# Omega Ploprof: Bracelet/strap Advice, Options Please...



## eieio (Jul 29, 2006)

Gentlemen:

I'm receiving my Ploprof today!  Finally. hoping that it'll be all fine and a "keeper".

i've been investigating on the various bracelet/strap options. This one is delivered with the 3-link bracelet, though obviously, i would prefer the mesh, but there are issues...

Option 1 (Omega Mesh but altered): the Omega mesh will not resize down to my wrist size (my wrist is very small for a guy: around 6 1/4" to 6 1/2", typically, for watches that are a bit less heavy, i wear mine a bit loose so i'm closer to 6 3/4", but for heavier watches, too loose is not a good thing, as we all know). the only option, if i insist on using the Omega mesh, will be to purchase one, and have it cut at the buckle side since the lug side is tapered. not a great option, as it would surely reduce the value of the mesh, but that will allow me to wear and enjoy the mesh bracelet and have that "look" on my Ploprof - which would be worth the value of the mesh bracelet.

Option 2 (Omega Rubber): another option would be to buy the original Omega rubber Ploprof strap (black rubber with square holes) which has a gorgeous tang buckle and a very wide center piece. unfortunately, this simple rubber strap is very costly, and in my opinion, as attractive as it is for a rubber strap, it is not as good a "buy" as the Omega mesh for the same money, essentially.

Option 3 (Omega 3-link): i can also just stick with the 3-link bracelet that comes with my Ploprof - that was actually an option originally, so it is correct as one of the the available options. i simply don't like the look that much.

Option 4 (Non Omega): lastly, i can try to find non-Omega straps and/or bracelets. while i saw a yellow rubber diving bracelet that would look sharp with the Ploprof (yellow rubber was also, surprisingly, an option back then for the Ploprof, but it was rare and only appeared on very few ads). it's too bad that that particular yellow rubber diving strap only comes in a very long length, not suitable for me.

any suggestions/advice? thanks in advance!


----------



## chrisb (Feb 26, 2003)

Hi & welcome,

With a wrist that size, I should just be glad to get anything that will hold the Ploprof onto it.

Metal may not be an option at all.

Maybe try the Rhino/zulu/beefy nylon straps to ensure that you can wear it.

Colin (Nalu) should have a good idea about this


----------



## jasonm (Nov 22, 2003)

Many congratulations on getting the PP!!!









A iconic dive watch, Im sure we would all love to see the pictures


----------



## chrisb (Feb 26, 2003)

Upon re reading my post, it looks a bit "put downish", I can assure you that it wasn't intended that way


----------



## eieio (Jul 29, 2006)

Anyone might have a picture of the Omega Mesh bracelet (extreme close up) at the buckle/clasp end so i can show my watchmaker and see if he can cut/alter it in order to shorten it?

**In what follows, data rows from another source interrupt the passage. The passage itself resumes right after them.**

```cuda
template <int N, int CENTER, bool FULL, bool HALF_OUT>
__global__ void __launch_bounds__(Plan<N>::WPB *(N / 32), Plan<N>::MINB)
fft_f32_fast_kernel(const float *__restrict__ samples, int n_samples, int64_t ld, int64_t batch,
                    const float2 *__restrict__ tw1,
                    const float2 *__restrict__ twu,
                    float2 *__restrict__ spec, const int *__restrict__ nv) {
    using P = Plan<N>;
    constexpr int M = N / 2, R1 = P::R1, R2 = P::R2, R3 = P::R3, T = M / 16, WPB = P::WPB;
    constexpr int S1 = R2 * R3;
    constexpr int LD = S1 + 16 / R1;
    static_assert(R1 * R2 * R3 == M, "plan");
    __shared__ __align__(16) float2 sm[WPB][R1 * LD];
    __shared__ uint32_t sel[WPB][64];
    __shared__ float red[WPB][8];

    const int wslot = threadIdx.x / T;
    const int t = threadIdx.x % T;
    const int64_t win = (int64_t)blockIdx.x * WPB + wslot;
    if (win >= batch) return;
    if (nv && nv[win] != n_samples) return;
    const int64_t winc = win;
    float2 *s = sm[wslot];

    k1_forward<N, CENTER, FULL>(samples, n_samples, ld, winc, tw1, s, sel[wslot], red[wslot], wslot, t);

    float4 *out = reinterpret_cast<float4 *>(spec + win * (int64_t)N);
    const float4 *s4 = reinterpret_cast<const float4 *>(s);
    const float4 *twu4 = reinterpret_cast<const float4 *>(twu);
#pragma unroll
    for (int g = 0; g < (M / 2) / T; ++g) {
        const int p = t + T * g;
        const float4 zk = s4[p];
        const float2 za = s[(M - 2 * p) & (M - 1)];
        const float2 zb = s[M - 2 * p - 1];
        const float4 w = __ldg(twu4 + p);
        const float2 cj = make_float2(1.f, -1.f), ncj = make_float2(-1.f, 1.f), hf = make_float2(0.5f, 0.5f);
        const float2 zk0 = make_float2(zk.x, zk.y), zk1 = make_float2(zk.z, zk.w);
        const float2 s0 = pfma(za, cj, zk0), d0 = pfma(za, ncj, zk0);
        const float2 s1 = pfma(zb, cj, zk1), d1 = pfma(zb, ncj, zk1);
        const float2 t0 = cmul(d0, make_float2(w.x, w.y)), t1 = cmul(d1, make_float2(w.z, w.w));
        const float2 x0 = pfma(s0, hf, t0), x1 = pfma(s1, hf, t1);
        float4 lo4 = make_float4(x0.x, x0.y, x1.x, x1.y);
        if (p == 0) lo4.x = lo4.y = 0.f;
        out[p] = lo4;
        if (!HALF_OUT) {
            const float2 y0 = pfma(s0, hf, make_float2(-t0.x, -t0.y)), y1 = pfma(s1, hf, make_float2(-t1.x, -t1.y));
            out[M / 2 + p] = make_float4(y0.x, y0.y, y1.x, y1.y);
        }
    }
}

struct FastTables {
    float2 *tw1 = nullptr, *twu = nullptr;
};

}

struct FastCache {
    std::map<int64_t, FastTables> tabs;
};
static std::map<apda_ctx *, FastCache> g_fast;
static std::mutex g_fast_mu;
static FastCache &fast_cache_of(apda_ctx *ctx) {
    std::lock_guard<std::mutex> lock(g_fast_mu);
    return g_fast[ctx];
}

template <int N>
static int fast_tables(apda_ctx *ctx, FastTables *out) {
    using P = Plan<N>;
    constexpr int M = N / 2, R1 = P::R1, R2 = P::R2, R3 = P::R3, S1 = R2 * R3;
    auto &cache = fast_cache_of(ctx).tabs;
    auto it = cache.find(N);
    if (it != cache.end()) {
        *out = it->second;
        return APDA_OK;
    }
    const double two_pi = 6.283185307179586476925286766559;
    std::vector<float2> h1((size_t)R1 * S1), hu(M), h2((size_t)R2 * R3);
    for (int k1 = 0; k1 < R1; ++k1)
        for (int c = 0; c < S1; ++c) {
            const double a = -two_pi * (double)((int64_t)k1 * c % M) / (double)M;
            h1[(size_t)k1 * S1 + c] = make_float2((float)cos(a), (float)sin(a));
        }
    for (int k = 0; k < M; ++k) {
        const double a = -two_pi * (double)k / (double)N;
        hu[k] = make_float2((float)(0.5 * sin(a)), (float)(-0.5 * cos(a)));
    }
    for (int k2 = 0; k2 < R2; ++k2)
        for (int n3 = 0; n3 < R3; ++n3) {
            const double a = -two_pi * (double)(k2 * n3) / (double)(R2 * R3);
            h2[(size_t)k2 * R3 + n3] = make_float2((float)cos(a), (float)sin(a));
        }
    FastTables ft;
    APDA_CUDA(cudaMalloc(&ft.tw1, h1.size() * sizeof(float2)));
    APDA_CUDA(cudaMalloc(&ft.twu, hu.size() * sizeof(float2)));
    APDA_CUDA(cudaMemcpy(ft.tw1, h1.data(), h1.size() * sizeof(float2), cudaMemcpyHostToDevice));
    APDA_CUDA(cudaMemcpy(ft.twu, hu.data(), hu.size() * sizeof(float2), cudaMemcpyHostToDevice));
    const void *sym = N == 1024 ? (const void *)c_tw2_1024 : N == 2048 ? (const void *)c_tw2_2048
                    : N == 4096 ? (const void *)c_tw2_4096 : (const void *)c_tw2_8192;
    APDA_CUDA(cudaMemcpyToSymbol(sym, h2.data(), h2.size() * sizeof(float2)));
    cache[N] = ft;
    *out = ft;
    return APDA_OK;
}

template <int N>
static int launch_fast_n(apda_ctx *ctx, cudaStream_t st, const float *d_samples, int64_t n_samples, int64_t ld,
                         int64_t batch, int flags, float *d_spec, const int *d_nv, bool half_out) {
    using P = Plan<N>;
    FastTables ft;
    APDA_TRY(fast_tables<N>(ctx, &ft));
    const int threads = P::WPB * (N / 32);
    const int64_t blocks = (batch + P::WPB - 1) / P::WPB;
    const bool full = n_samples == N && (reinterpret_cast<uintptr_t>(d_samples) & 7u) == 0 && (ld & 1) == 0;
    void (*kern)(const float *, int, int64_t, int64_t, const float2 *, const float2 *, float2 *, const int *);
#define APDA_K1(C, F) (half_out ? fft_f32_fast_kernel<N, C, F, true> : fft_f32_fast_kernel<N, C, F, false>)
    kern = flags == APDA_CENTER_MEDIAN ? (full ? APDA_K1(APDA_CENTER_MEDIAN, true) : APDA_K1(APDA_CENTER_MEDIAN, false))
           : flags == APDA_CENTER_MEAN ? (full ? APDA_K1(APDA_CENTER_MEAN, true) : APDA_K1(APDA_CENTER_MEAN, false))
                                       : (full ? APDA_K1(APDA_CENTER_NONE, true) : APDA_K1(APDA_CENTER_NONE, false));
#undef APDA_K1
    kern<<<(unsigned)blocks, threads, 0, st>>>(d_samples, (int)n_samples, ld, batch, ft.tw1, ft.twu,
                                               reinterpret_cast<float2 *>(d_spec), d_nv);
    ctx->launches++;
    APDA_CUDA(cudaGetLastError());
    return APDA_OK;
}

int fft_f32_fast_get_tables(apda_ctx *ctx, int64_t N, const float2 **tw1, const float2 **twu) {
    FastTables ft;
    switch (N) {
        case 1024: APDA_TRY(fast_tables<1024>(ctx, &ft)); break;
        case 2048: APDA_TRY(fast_tables<2048>(ctx, &ft)); break;
        case 4096: APDA_TRY(fast_tables<4096>(ctx, &ft)); break;
        case 8192: APDA_TRY(fast_tables<8192>(ctx, &ft)); break;
        default: apda_set_error("fft_f32_fast: unsupported N=%lld", (long long)N); return APDA_ERR_UNSUPPORTED;
    }
    *tw1 = ft.tw1;
    *twu = ft.twu;
    return APDA_OK;
}

bool fft_f32_fast_supports(int64_t N) { return N == 1024 || N == 2048 || N == 4096 || N == 8192; }

int launch_fft_f32_fast(apda_ctx *ctx, cudaStream_t st, const float *d_samples, int64_t n_samples, int64_t ld,
                        int64_t batch, int64_t N, int flags, float *d_spec, const int *d_nv, bool half_out) {
    switch (N) {
        case 1024: return launch_fast_n<1024>(ctx, st, d_samples, n_samples, ld, batch, flags, d_spec, d_nv, half_out);
        case 2048: return launch_fast_n<2048>(ctx, st, d_samples, n_samples, ld, batch, flags, d_spec, d_nv, half_out);
        case 4096: return launch_fast_n<4096>(ctx, st, d_samples, n_samples, ld, batch, flags, d_spec, d_nv, half_out);
        case 8192: return launch_fast_n<8192>(ctx, st, d_samples, n_samples, ld, batch, flags, d_spec, d_nv, half_out);
    }
    apda_set_error("fft_f32_fast: unsupported N=%lld", (long long)N);
    return APDA_ERR_UNSUPPORTED;
}

void fft_f32_fast_release(apda_ctx *ctx) {
    std::lock_guard<std::mutex> lock(g_fast_mu);
    auto it = g_fast.find(ctx);
    if (it == g_fast.end()) return;
    for (auto &kv : it->second.tabs) {
        cudaFree(kv.second.tw1);
        cudaFree(kv.second.twu);
    }
    g_fast.erase(it);
}
```

apda-fft_b200/csrc/fft_f32_fast.cuh:

```cuda
#pragma once
#include "common.cuh"

namespace {

__device__ __forceinline__ unsigned long long &u64(float2 &v) { return reinterpret_cast<unsigned long long &>(v); }
__device__ __forceinline__ const unsigned long long &u64(const float2 &v) {
    return reinterpret_cast<const unsigned long long &>(v);
}
__device__ __forceinline__ float2 cadd(float2 a, float2 b) {
    float2 r;
    asm("add.rn.f32x2 %0, %1, %2;" : "=l"(u64(r)) : "l"(u64(a)), "l"(u64(b)));
    return r;
}
__device__ __forceinline__ float2 csub(float2 a, float2 b) {
    float2 r;
    asm("sub.rn.f32x2 %0, %1, %2;" : "=l"(u64(r)) : "l"(u64(a)), "l"(u64(b)));
    return r;
}
__device__ __forceinline__ float2 pmul(float2 a, float2 b) {
    float2 r;
    asm("mul.rn.f32x2 %0, %1, %2;" : "=l"(u64(r)) : "l"(u64(a)), "l"(u64(b)));
    return r;
}
__device__ __forceinline__ float2 pfma(float2 a, float2 b, float2 c) {
    float2 r;
    asm("fma.rn.f32x2 %0, %1, %2, %3;" : "=l"(u64(r)) : "l"(u64(a)), "l"(u64(b)), "l"(u64(c)));
    return r;
}
__device__ __forceinline__ float2 cmul(float2 a, float2 w) {
    return make_float2(fmaf(a.x, w.x, -a.y * w.y), fmaf(a.x, w.y, a.y * w.x));
}

#define SQRT1_2f 0.70710678118654752440f
#define COS_PI_8f 0.92387953251128675613f
#define SIN_PI_8f 0.38268343236508977173f

__device__ __forceinline__ void add_sub_mi(float2 u, float2 d, float2 &plus, float2 &minus) {
    plus = make_float2(u.x + d.y, u.y - d.x);
    minus = make_float2(u.x - d.y, u.y + d.x);
}

__device__ __forceinline__ void fft4(float2 &a0, float2 &a1, float2 &a2, float2 &a3) {
    const float2 t0 = cadd(a0, a2), t1 = csub(a0, a2), t2 = cadd(a1, a3), d = csub(a1, a3);
    a0 = cadd(t0, t2);
    a2 = csub(t0, t2);
    add_sub_mi(t1, d, a1, a3);
}
__device__ __forceinline__ void fft8(float2 *v) {
    float2 e0 = v[0], e1 = v[2], e2 = v[4], e3 = v[6];
    float2 o0 = v[1], o1 = v[3], o2 = v[5], o3 = v[7];
    fft4(e0, e1, e2, e3);
    fft4(o0, o1, o2, o3);
    o1 = pmul(make_float2(o1.x + o1.y, o1.y - o1.x), make_float2(SQRT1_2f, SQRT1_2f));
    o3 = pmul(make_float2(o3.y - o3.x, o3.x + o3.y), make_float2(SQRT1_2f, -SQRT1_2f));
    v[0] = cadd(e0, o0);
    v[4] = csub(e0, o0);
    v[1] = cadd(e1, o1);
    v[5] = csub(e1, o1);
    add_sub_mi(e2, o2, v[2], v[6]);
    v[3] = cadd(e3, o3);
    v[7] = csub(e3, o3);
}
__device__ __forceinline__ void fft16(float2 *v) {
    float2 e[8], o[8];
#pragma unroll
    for (int i = 0; i < 8; ++i) {
        e[i] = v[2 * i];
        o[i] = v[2 * i + 1];
    }
    fft8(e);
    fft8(o);
    const float2 w1 = make_float2(COS_PI_8f, -SIN_PI_8f), w3 = make_float2(SIN_PI_8f, -COS_PI_8f);
    const float2 w5 = make_float2(-SIN_PI_8f, -COS_PI_8f), w7 = make_float2(-COS_PI_8f, -SIN_PI_8f);
    o[1] = cmul(o[1], w1);
    o[2] = pmul(make_float2(o[2].x + o[2].y, o[2].y - o[2].x), make_float2(SQRT1_2f, SQRT1_2f));
    o[3] = cmul(o[3], w3);
    o[5] = cmul(o[5], w5);
    o[6] = pmul(make_float2(o[6].y - o[6].x, o[6].x + o[6].y), make_float2(SQRT1_2f, -SQRT1_2f));
    o[7] = cmul(o[7], w7);
#pragma unroll
    for (int i = 0; i < 8; ++i) {
        if (i == 4) {
            add_sub_mi(e[4], o[4], v[4], v[12]);
        } else {
            v[i] = cadd(e[i], o[i]);
            v[i + 8] = csub(e[i], o[i]);
        }
    }
}
template <int R>
__device__ __forceinline__ void fft_r(float2 *v) {
    if (R == 16) fft16(v);
    else if (R == 8) fft8(v);
    else fft4(v[0], v[1], v[2], v[3]);
}

__constant__ float2 c_tw2_1024[64];
__constant__ float2 c_tw2_2048[64];
__constant__ float2 c_tw2_4096[128];
__constant__ float2 c_tw2_8192[256];
template <int N>
__device__ __forceinline__ const float2 *const_tw2() {
    return N == 1024 ? c_tw2_1024 : N == 2048 ? c_tw2_2048 : N == 4096 ? c_tw2_4096 : c_tw2_8192;
}

#ifndef APDA_K1_MINB_2048
#define APDA_K1_MINB_2048 8
#endif
#ifndef APDA_K1_MINB_1024
#define APDA_K1_MINB_1024 8
#endif
#ifndef APDA_K1_MINB_8192
#define APDA_K1_MINB_8192 4
#endif
#ifndef APDA_K1_MINB
#define APDA_K1_MINB 9
#endif
template <int N>
struct Plan;
template <>
struct Plan<8192> { static constexpr int R1 = 16, R2 = 16, R3 = 16, WPB = 1, MINB = APDA_K1_MINB_8192; };
template <>
struct Plan<4096> { static constexpr int R1 = 16, R2 = 16, R3 = 8, WPB = 1, MINB = APDA_K1_MINB; };
template <>
struct Plan<2048> { static constexpr int R1 = 16, R2 = 8, R3 = 8, WPB = 2, MINB = APDA_K1_MINB_2048; };
template <>
struct Plan<1024> { static constexpr int R1 = 8, R2 = 8, R3 = 8, WPB = 4, MINB = APDA_K1_MINB_1024; };

template <int T>
__device__ __forceinline__ void group_sync(int slot) {
    if (T == 32) __syncwarp();
    else if (slot == 0) asm volatile("bar.sync 1, %0;" ::"n"(T) : "memory");
    else asm volatile("bar.sync 2, %0;" ::"n"(T) : "memory");
}

__device__ __forceinline__ float next_above(float v) {
    float n = key_value(ordered_key(v) + 1u, 0.f);
    if (!(n > v)) n = key_value(ordered_key(v) + 2u, 0.f);
    return n;
}

__device__ __noinline__ float2 bracket_minmax(float2 a0, float2 a1, float2 a2, float2 a3, float2 a4, float2 a5, float2 a6,
                                              float2 a7, float2 a8, float2 a9, float2 a10, float2 a11, float2 a12, float2 a13,
                                              float2 a14, float2 a15, unsigned inb) {
    const float2 a[16] = {a0, a1, a2, a3, a4, a5, a6, a7, a8, a9, a10, a11, a12, a13, a14, a15};
    float vmin = CUDART_INF_F, vmax = -CUDART_INF_F;
#pragma unroll
    for (int i = 0; i < 16; ++i) {
        if (inb & (0x80000000u >> (2 * i))) {
            vmin = fminf(vmin, a[i].x);
            vmax = fmaxf(vmax, a[i].x);
        }
        if (inb & (0x80000000u >> (2 * i + 1))) {
            vmin = fminf(vmin, a[i].y);
            vmax = fmaxf(vmax, a[i].y);
        }
    }
#pragma unroll
    for (int o = 16; o > 0; o >>= 1) {
        vmin = fminf(vmin, __shfl_xor_sync(0xffffffffu, vmin, o));
        vmax = fmaxf(vmax, __shfl_xor_sync(0xffffffffu, vmax, o));
    }
    return make_float2(vmin, vmax);
}
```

otherwise, i'd have to purchase one just to let him see it!

many thanks in advance.


----------



## JonW (Mar 23, 2005)

There are braclet pics in my SM300 thread in general.. same ends afaik.


----------



## eieio (Jul 29, 2006)

JonW said:


> There are braclet pics in my SM300 thread in general.. same ends afaik.


Hello Jon,

thanks for posting a reply.

i'm very new to this forum but as i have discovered, i cannot send emails nor see your profile "cards" nor do any searches until i reach 50 postings or something like that.

i'm temporarily very limited here so i cannot search for and find your threads/postings re: the Omega mesh bracelets for your Omega 120 watch.

if you can, please email me directly! in the other forum, my email is available and my username is: eieioeieio

that other forum is t_mez_ne.com so you can find my email.

thank you for trying to help, much appreciated.


----------



## JonW (Mar 23, 2005)

it was only 7 pages in on the General forum... heres a link, to the exact page with the pics..

http://www.rltwatches.co.uk/forums/index.p...15171&st=30


----------



## eieio (Jul 29, 2006)

JonW said:


> it was only 7 pages in on the General forum... heres a link, to the exact page with the pics..
> 
> http://www.rltwatches.co.uk/forums/index.p...15171&st=30


Thx!! Jon. very nice pictures in that thread.


----------